This blog is part of the VTPP (VNET Threat Perception Platform) project, a three-year programme co-funded by the European Commission under the DIGITAL-ECCC-2022-CYBER-03 call. The project covers DDoS mitigation with FastNetMon, vulnerability scanning with OpenVAS, custom AI/ML detection plugins for Zeek, HSM-backed key management, RPKI validation and a Krill CA, and a full-scale deployment of Security Onion as the IDS/SIEM/NSM backbone.
Introduction
The digitalization of business processes, the migration of services to the cloud, and the ever-growing volume of sensitive data have given organizations enormous opportunities, but at the same time they have introduced new security risks. Cyberattacks have intensified dramatically in recent years, and today they are no longer a problem only for large technology companies or government institutions. Hospitals, banks, manufacturing companies, universities, cities, and small businesses are all becoming targets. Attackers focus primarily on high-value data, such as personal data, financial information, internal documents, and industrial know-how.
One of the biggest threats today is ransomware. This is a type of malicious software that, after breaching an organization’s infrastructure, encrypts data or entire systems and then demands a ransom to restore them. Modern ransomware groups, however, no longer operate as lone individuals. Today they are well-organized groups that leverage sophisticated tooling, automated attacks, and often a “Ransomware-as-a-Service” model, under which attackers can rent ready-made attack platforms.
The encryption of data is no longer the only major problem. Before encrypting, attackers often copy sensitive data and then threaten to publish it. As a result, the organization comes under twofold pressure: it needs to restore operations while also preventing the leak of sensitive information. In many cases this leads to enormous financial losses, reputational damage, and legal consequences associated with violating regulatory requirements.
For exactly this reason, HSM (Hardware Security Module) and KMS (Key Management System) technologies are increasingly being adopted in modern security architectures. These systems form the foundation of a secure cryptographic infrastructure and help organizations protect the most sensitive part of encryption: the cryptographic keys. Security experts often say that encryption is only as secure as the keys that protect it.
The Importance of Cryptography in Modern Security
Today, encryption represents one of the most important pillars of cybersecurity. It is used virtually everywhere: in communication over the internet, in banking systems, cloud services, databases, mobile applications, and in protecting backups. Its purpose is to ensure that an unauthorized person cannot access the data, even if a system is compromised or a data breach occurs.

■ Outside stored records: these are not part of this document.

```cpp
__global__ void __launch_bounds__(JX_W2_THREADS) __attribute__((amdgpu_waves_per_eu(4, 4)))
jx_walker2_kernel(JxDev c, const double* __restrict__ theta, int w0, double* __restrict__ base, double* __restrict__ cfac, double* __restrict__ pp_out,
                  int ncf , JxSm smv) {
    JX_LDS_DECL;
    double* p = sm;
    double* red = sm + 20;
    int& redi = *reinterpret_cast<int*>(sm + 28);
    const int nblk = (int)(gridDim.x >> 1);
    const bool xonly = (int)blockIdx.x >= nblk;
    const int w = xonly ? (int)blockIdx.x - nblk : (int)blockIdx.x, gw = w0 + w;
    const int tid = threadIdx.x, nth = JX_W2_THREADS;
    JX_PSTAMP(c, 0);
    double* s_pack = sm + JX_LDS_HDR;
    JxMathTab mt;
    mt.t.et = s_pack; mt.t.lt = s_pack + JX_FM_EXP_N;
    if (xonly) {
        jx_copy_batched<12>(s_pack, c.xr_pack, (int)JX_XR_PACK_DOUBLES(c), tid, nth);
        jx_load_params(c, theta, gw, p, &smv);
        JX_PSTAMP(c, 1);
        const int nann = c.nann, nba = c.nband * c.nann;
        const double* t = s_pack + JX_FM_TABLE_DOUBLES;
        const JxXrTab xt{t, t + nann, t + 3 * nann, c.lnrate, t + 3 * nann + c.ntab, t + 3 * nann + c.ntab + nann * nann, t + 3 * nann + c.ntab + nann * nann + nba,
                         t + 3 * nann + c.ntab + nann * nann + 2 * nba, t + 2 * nann, t + 3 * nann + c.ntab + nann * nann + 3 * nba};
        double* s_ne = s_pack + JX_XR_PACK_DOUBLES(c);
        double* s_T = s_ne + nann;
        double* s_x = s_T + nann;
        double* s_rate = s_x + nann;
        double* s_term = s_rate + nba;
        double pl[11];
        jx_prof_consts(mt, p, c.ne_mode, pl);
        const double pc[5] = {0, 1, 1, 0, 1};
        double xlike = 0.0;
        int xbad = 0;
        jx_xray_side<false>(c, xt, p, pl, pc, mt, tid, nth, s_x, s_ne, s_T, s_rate, s_term, red, &redi, (size_t)w, nullptr, &xlike, &xbad);
        if (tid == 0) { c.xr_out[2 * (size_t)w] = xlike; c.xr_out[2 * (size_t)w + 1] = xbad ? 1.0 : 0.0; }
        JX_PSTAMP(c, 6);
        return;
    }
    const int N = c.N, nt = c.nt;
    const double* s_r = s_pack + JX_FM_TABLE_DOUBLES;
    const double* s_lr = s_r + N;
    const double* s_hw = s_lr + N;
    const double* s_conv = s_hw + nt;
    double* s_m = s_pack + JX_SZ_PACK_DOUBLES(c);
    double* s_t = s_m + N;
    const bool has_par = tid < c.npar;
    const int pk_kind = has_par ? c.par_kind[tid] : 0;
    const double pk_a = has_par ? (pk_kind == 1 ? c.par_mu[tid] : c.par_min[tid]) : 0.0;
    const double pk_b = has_par ? (pk_kind == 1 ? c.par_sigma[tid] : c.par_max[tid]) : 0.0;
    const double pk_ln = has_par ? c.par_lnorm[tid] : 0.0;
    jx_copy_batched<20>(s_pack, c.sz_pack, (int)JX_SZ_PACK_DOUBLES(c), tid, nth);
    jx_load_params(c, theta, gw, p, &smv);
    JX_PSTAMP(c, 1);
    double pl[11];
    jx_prof_consts(mt, p, c.ne_mode, pl);
    double pr = 0.0;
    int rej = 0;
    if (has_par) {
        const double v = p[tid];
        if (pk_kind == 1) {
            const double sg = pk_b;
            if (sg <= 0.0) { rej |= REJ_BOX; }
            else {
                const double z = (v - pk_a) / sg;
                pr = pk_ln - 0.5 * z * z;
            }
        } else if (v < pk_a || v > pk_b) rej |= REJ_BOX;
        if (v != v) rej |= REJ_BOX;
    }
    const double parprior = jx_block_sum(pr, red);
    JX_PSTAMP(c, 2);
    if (!(fabs(parprior) <= 1.79769313486231570e308)) rej |= REJ_BOX;
    if (tid == 0 && p[P_LOGRC] > p[P_LOGRS]) rej |= REJ_RCRS;
    const bool veto = c.exclude_unphy_mass != 0;
    const int mode_ = c.ne_mode;
    const size_t ppo = (size_t)w * (c.pp_ld ? c.pp_ld : N);
    for (int i = tid; i < N; i += 2 * nth) {
        const int i2 = min(i + nth, N - 1);
        const bool two = i + nth < N;
        const double ra = s_r[i], rb = s_r[i2], lra = s_lr[i], lrb = s_lr[i2];
        double xaa, xab;
        const double pa = jx_press_log(mt, p, pl, lra, &xaa), pb = jx_press_log(mt, p, pl, lrb, &xab);
        const double ia = jx_inv_ne_log(mt, p, pl, ra, lra, mode_), ib = jx_inv_ne_log(mt, p, pl, rb, lrb, mode_);
        const double ma = pa * (p[P_C] + p[P_B] * xaa) * ra * ia / (1.0 + xaa);
        const double mb = pb * (p[P_C] + p[P_B] * xab) * rb * ib / (1.0 + xab);
        pp_out[ppo + i] = pa; if (two) pp_out[ppo + i2] = pb;
        if (veto) { s_m[i] = ma; if (two) s_m[i2] = mb; }
        if (i < nt) s_t[i] = pa * ia;
        if (two && i2 < nt) s_t[i2] = pb * ib;
    }
    __syncthreads();
    JX_PSTAMP(c, 3);
    if (veto) {
        for (int i = tid; i < N; i += nth) {
            double g;
            if (i == 0) g = s_m[1] - s_m[0];
            else if (i == N - 1) g = s_m[N - 1] - s_m[N - 2];
            else g = (s_m[i + 1] - s_m[i - 1]) / 2.0;
            if (!(g > 0.0)) rej |= REJ_MASS;
        }
    }
    JX_PSTAMP(c, 4);
    double part = 0.0;
    for (int k = tid; k < nt; k += nth) part += s_hw[k] * s_t[k];
    const double t0 = jx_block_sum(part, red);
    for (int k = tid; k < ncf; k += nth) {
        const double T = (k == 0) ? t0 : s_t[k - 1];
        cfac[(size_t)w * c.nrow + k] = jx_convert_tab(s_conv, s_conv + c.nconv, c.nconv, T) * p[P_CALIB];
    }
    JX_PSTAMP(c, 5);
    const int rejall = jx_block_or(rej, &redi);
    if (tid == 0) base[w] = (rejall != 0) ? -INFINITY : (parprior + 0.0);
    JX_PSTAMP(c, 6);
}

template <bool POW>
__global__ void __launch_bounds__(128)
jx_pp_kernel(JxDev c, const double* __restrict__ theta, int w0, double* __restrict__ pp_out ) {
    JX_LDS_DECL;
    double* p = sm;
    const int w = blockIdx.x, tid = threadIdx.x, nth = blockDim.x;
    jx_load_params(c, theta, w0 + w, p);
    const int N_ = c.N;
    double* __restrict__ out = pp_out + (size_t)w * N_;
    if (POW) {
        for (int i = tid; i < N_; i += nth) out[i] = jx_press(p, c.r_pp[i]);
    } else {
        double pl[11];
        const JxMathLib mt;
        jx_prof_consts(mt, p, c.ne_mode, pl);
        for (int i = tid; i < N_; i += 2 * nth) {
            const int i2 = min(i + nth, N_ - 1);
            double xa, xb;
            const double pa = jx_press_log(mt, p, pl, c.lr_pp[i], &xa), pb = jx_press_log(mt, p, pl, c.lr_pp[i2], &xb);
            out[i] = pa;
            if (i + nth < N_) out[i2] = pb;
        }
    }
}

__device__ __forceinline__ double jx_rsqrt(double x) {
    const double y0 = __builtin_amdgcn_rsq(x);
    const double e = fma(-x * y0, y0, 1.0);
    return fma(y0 * e, fma(e, 0.375, 0.5), y0);
}

__device__ __forceinline__ double jx_abel_row(const double2* s_rq, double ri2, int j0, int N) {
    double a0 = 0.0, a1 = 0.0, a2 = 0.0, a3 = 0.0;
    int j = j0;
    for (; j + 12 < N; j += 16) {
        const double2 q0 = s_rq[j], q1 = s_rq[j + 4], q2 = s_rq[j + 8], q3 = s_rq[j + 12];
        const double t0 = jx_rsqrt(q0.x - ri2), t1 = jx_rsqrt(q1.x - ri2), t2 = jx_rsqrt(q2.x - ri2), t3 = jx_rsqrt(q3.x - ri2);
        a0 = fma(q0.y, t0, a0); a1 = fma(q1.y, t1, a1); a2 = fma(q2.y, t2, a2); a3 = fma(q3.y, t3, a3);
    }
    for (; j < N; j += 4) {
        const double2 q0 = s_rq[j];
        a0 = fma(q0.y, jx_rsqrt(q0.x - ri2), a0);
    }
    return (a0 + a1) + (a2 + a3);
}

__device__ __forceinline__ void jx_profile_to_coefs(const JxDev& c, const double* p, int w, bool taps, double* s_r,
                                                    double* s_pp, double* s_y, double* s_M, double* s_cf, double2* s_rq,
                                                    double2* s_ds, double* tap_pp, double* tap_ab, double* tap_y) {
    const int N = c.N, tid = threadIdx.x, nth = blockDim.x;
    for (int j = tid; j < N; j += nth) {
        const double2 t0 = *reinterpret_cast<const double2*>(c.abel_tab + 4 * (size_t)j);
        const double2 t1 = *reinterpret_cast<const double2*>(c.abel_tab + 4 * (size_t)j + 2);
        const double r = t0.x;
        s_r[j] = r;
        s_ds[j] = t1;
        const double v = c.inject_pp ? c.inject_pp[(size_t)w * N + j] : (JX_DBG(c, 32) ? r : jx_press(p, r));
        s_pp[j] = v;
        s_rq[j] = make_double2(r * r, t0.y * v);
        if (taps && tap_pp) tap_pp[(size_t)w * N + j] = v;
    }
    __syncthreads();

    const int npair = (N + 1) >> 1;
    for (int p0 = 0; p0 < npair; p0 += (nth >> 2)) {
        const int pr = p0 + (tid >> 2), sub = tid & 3;
        double acc1 = 0.0, acc2 = 0.0;
        const int i1 = pr, i2 = N - 1 - pr;
        if (pr < npair && !JX_DBG(c, 8)) {
            if (JX_DBG(c, 128)) {
                const double ri1 = s_rq[i1].x, ri2 = s_rq[i2].x;
                for (int j = i1 + 2 + sub; j < N; j += 4) { const double2 q = s_rq[j]; acc1 = fma(q.y, q.x - ri1, acc1); }
                for (int j = i2 + 2 + sub; j < N; j += 4) { const double2 q = s_rq[j]; acc2 = fma(q.y, q.x - ri2, acc2); }
            } else {
                acc1 = jx_abel_row(s_rq, s_rq[i1].x, i1 + 2 + sub, N);
                if (i2 != i1) acc2 = jx_abel_row(s_rq, s_rq[i2].x, i2 + 2 + sub, N);
            }
        }
        acc1 += __shfl_xor(acc1, 1, 64); acc1 += __shfl_xor(acc1, 2, 64);
        acc2 += __shfl_xor(acc2, 1, 64); acc2 += __shfl_xor(acc2, 2, 64);
// ... 949 lines not shown
```

Baseline: 26.94 million walker-likelihoods/s.

## Lean walker2 prep: register-held radii, fused reductions, precomputed X-ray log radii

Reworks the split walker prep kernel. The SZ half now reads r and log r straight into registers instead of staging them in LDS, and copies only the remaining tables with 16-byte loads. Its three block reductions (prior sum, temperature sum, reject OR) are merged into one wave-shuffle pass with a single barrier. The X-ray half uses a new lean routine that gets log radii from a table precomputed once at setup, spreads the profile evaluations across thread groups, and reduces with fewer barriers. The intent is to cut LDS traffic, barrier count and repeated log evaluations per walker. The cost is added guards on N and nann (N at most 768, nann limited by thread count) and an extra setup kernel.

```diff
diff --git a/joxsz_amd/csrc/joxsz_hip.hip b/joxsz_amd/csrc/joxsz_hip.hip
--- a/joxsz_amd/csrc/joxsz_hip.hip
+++ b/joxsz_amd/csrc/joxsz_hip.hip
@@ -177,7 +177,8 @@
     if (opt_str(ctx, "JOXSZ_P_STAMPS")) prep_stamps(ps, n, c.xr_split, dp);
 #endif
     const unsigned pgrid = c.xr_split ? 2u * (unsigned)n : (unsigned)n, pthr = c.xr_split ? 128u : (unsigned)JX_PREP_THREADS;
-    if (c.xr_split && ctx->prep_lean && ctx->prep_fastmath && pp_buf && sizeof(double) * JX_W2_LDS_DOUBLES(d) <= (size_t)19 * 1024 + 512) {
+    if (c.xr_split && ctx->prep_lean && ctx->prep_fastmath && pp_buf && sizeof(double) * JX_W2_LDS_DOUBLES(d) <= (size_t)19 * 1024 + 512 &&
+        d.N <= JX_W2_RPL * JX_W2_THREADS && 3 * d.nann <= JX_W2_THREADS) {
         hipLaunchKernelGGL(jx_walker2_kernel, dim3(pgrid), dim3(JX_W2_THREADS), sizeof(double) * JX_W2_LDS_DOUBLES(d), ps, dp, c.theta, c.w0, c.base, c.cfac, pp_buf, ncf, c.sm);
         return;
     }
@@ -691,9 +692,13 @@
                 const std::vector<double> v = host_vec<double>(ctx, id);
                 pack.insert(pack.end(), v.begin(), v.end());
             }
+            pack.insert(pack.end(), 2 * (size_t)d.nann, 0.0);
             if (pack.size() != JX_XR_PACK_DOUBLES(d)) { ctx->err = "X-ray table pack: size"; return JX_ERR_INVALID; }
             if ((rc = dev_put(ctx, pack.data(), pack.size(), &p))) return rc;
             d.xr_pack = p;
+            hipLaunchKernelGGL(jx_xr_logr_kernel, dim3(1), dim3(64), 0, 0, d.fm_tab, p + JX_FM_TABLE_DOUBLES, p + pack.size() - 2 * (size_t)d.nann, 2 * d.nann);
+            HIPCHK(ctx, hipGetLastError());
+            HIPCHK(ctx, hipDeviceSynchronize());
         }
 #undef PUTD
 #undef PUTI
diff --git a/joxsz_amd/csrc/jx_kernels.hpp b/joxsz_amd/csrc/jx_kernels.hpp
--- a/joxsz_amd/csrc/jx_kernels.hpp
+++ b/joxsz_amd/csrc/jx_kernels.hpp
@@ -23,6 +23,7 @@
 #define JX_PREP_THREADS 256
 #endif
 #define JX_TAIL_THREADS 256
+#define JX_W2_THREADS 128
 
 enum {
     P_LOGN0 = 0, P_BETA, P_LOGRC, P_LOGRS, P_ALPHA, P_EPS, P_GAMMA, P_LOGTR, P_Z,
@@ -335,6 +336,129 @@
     *xlike_out = xlike; *xbad_out = xbad;
 }
 
+template <int U>
+__device__ __forceinline__ void jx_copy_batched16(double* __restrict__ dst, const double* __restrict__ src, int n, int split, int gap, int tid, int nth) {
+    const double2* __restrict__ s2 = reinterpret_cast<const double2*>(src);
+    double2* __restrict__ d2 = reinterpret_cast<double2*>(dst);
+    const int n2 = n >> 1, split2 = split >> 1, gap2 = gap >> 1;
+    for (int i0 = 0; i0 < n2; i0 += U * nth) {
+        double2 v[U];
+#pragma unroll
+        for (int u = 0; u < U; ++u) { const int i = min(i0 + u * nth + tid, n2 - 1); v[u] = s2[i < split2 ? i : i + gap2]; }
+#pragma unroll
+        for (int u = 0; u < U; ++u) { const int i = i0 + u * nth + tid; if (i < n2) d2[i] = v[u]; }
+    }
+    if ((n & 1) && tid == 0) dst[n - 1] = src[(n - 1 < split) ? n - 1 : n - 1 + gap];
+}
+
+template <class M>
+__device__ __forceinline__ void jx_xray_side_lean(const JxDev& c, const JxXrTab& xt, const double* xt_lr, const double* p, const double* pl, const M& mt, int tid,
+                                                  double* s_x, double* s_ne, double* s_T, double* s_rate, double* s_term, int* redw,
+                                                  size_t w) {
+    constexpr int nth = JX_W2_THREADS;
+    const int nann = c.nann;
+    if (2 * nann <= 64) {
+        if (tid < 64) {
+            const int second = tid >= nann, k = second ? tid - nann : tid;
+            if (tid < 2 * nann) {
+                const double rn = xt.x_r_ne[k], rT = xt.x_r_T[k];
+                const double r = second ? rT : rn, lr = xt_lr[tid];
+                double v = 0.0;
+                if (!(second && rn == rT)) v = jx_ne_log(mt, p, pl, r, lr, c.ne_mode);
+                (second ? s_x : s_ne)[k] = v;
+            }
+        } else if (tid - 64 < nann) {
+            double xa;
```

Encryption alone, however, is not enough. If an attacker obtains the encryption keys, they can decrypt all protected information regardless of the strength of the algorithm used. In the past, organizations often protected stored cryptographic keys only in software, for example directly on a server or in an application database. Such an approach is inadequate today, because if the server is compromised, an attacker can obtain both the data and the keys at the same time.
Modern security therefore requires separating data from cryptographic secrets. Encryption keys must be stored in a separate, highly secured environment accessible only to a precisely defined set of systems and users. Beyond protection itself, what also matters is auditability, access control, regular key rotation, and the ability to monitor all cryptographic operations.
Traditional Approaches and Their Limitations
Many organizations still rely on basic software solutions for managing cryptographic keys. This primarily involves storing keys in configuration files, databases, or directly in applications. While this approach is simple and inexpensive, from a security standpoint it represents a significant risk. If an attacker compromises a server or gains administrator privileges, they can very easily obtain the encryption keys as well.
Another common problem is the lack of control over who works with the cryptographic keys and how. In many organizations, administrators have overly broad privileges, there is no detailed audit of operations, and a single person can perform sensitive actions without further approval. This significantly increases the risk of insider threat attacks or privilege abuse.
Cloud platforms today do offer their own key management services, such as AWS KMS, Azure Key Vault, or Google Cloud KMS, but even these solutions are not a universal fit for every organization. For critical systems, military applications, or environments with stringent regulatory requirements, dependence on an external cloud provider, or insufficient physical control over the cryptographic infrastructure, can be problematic.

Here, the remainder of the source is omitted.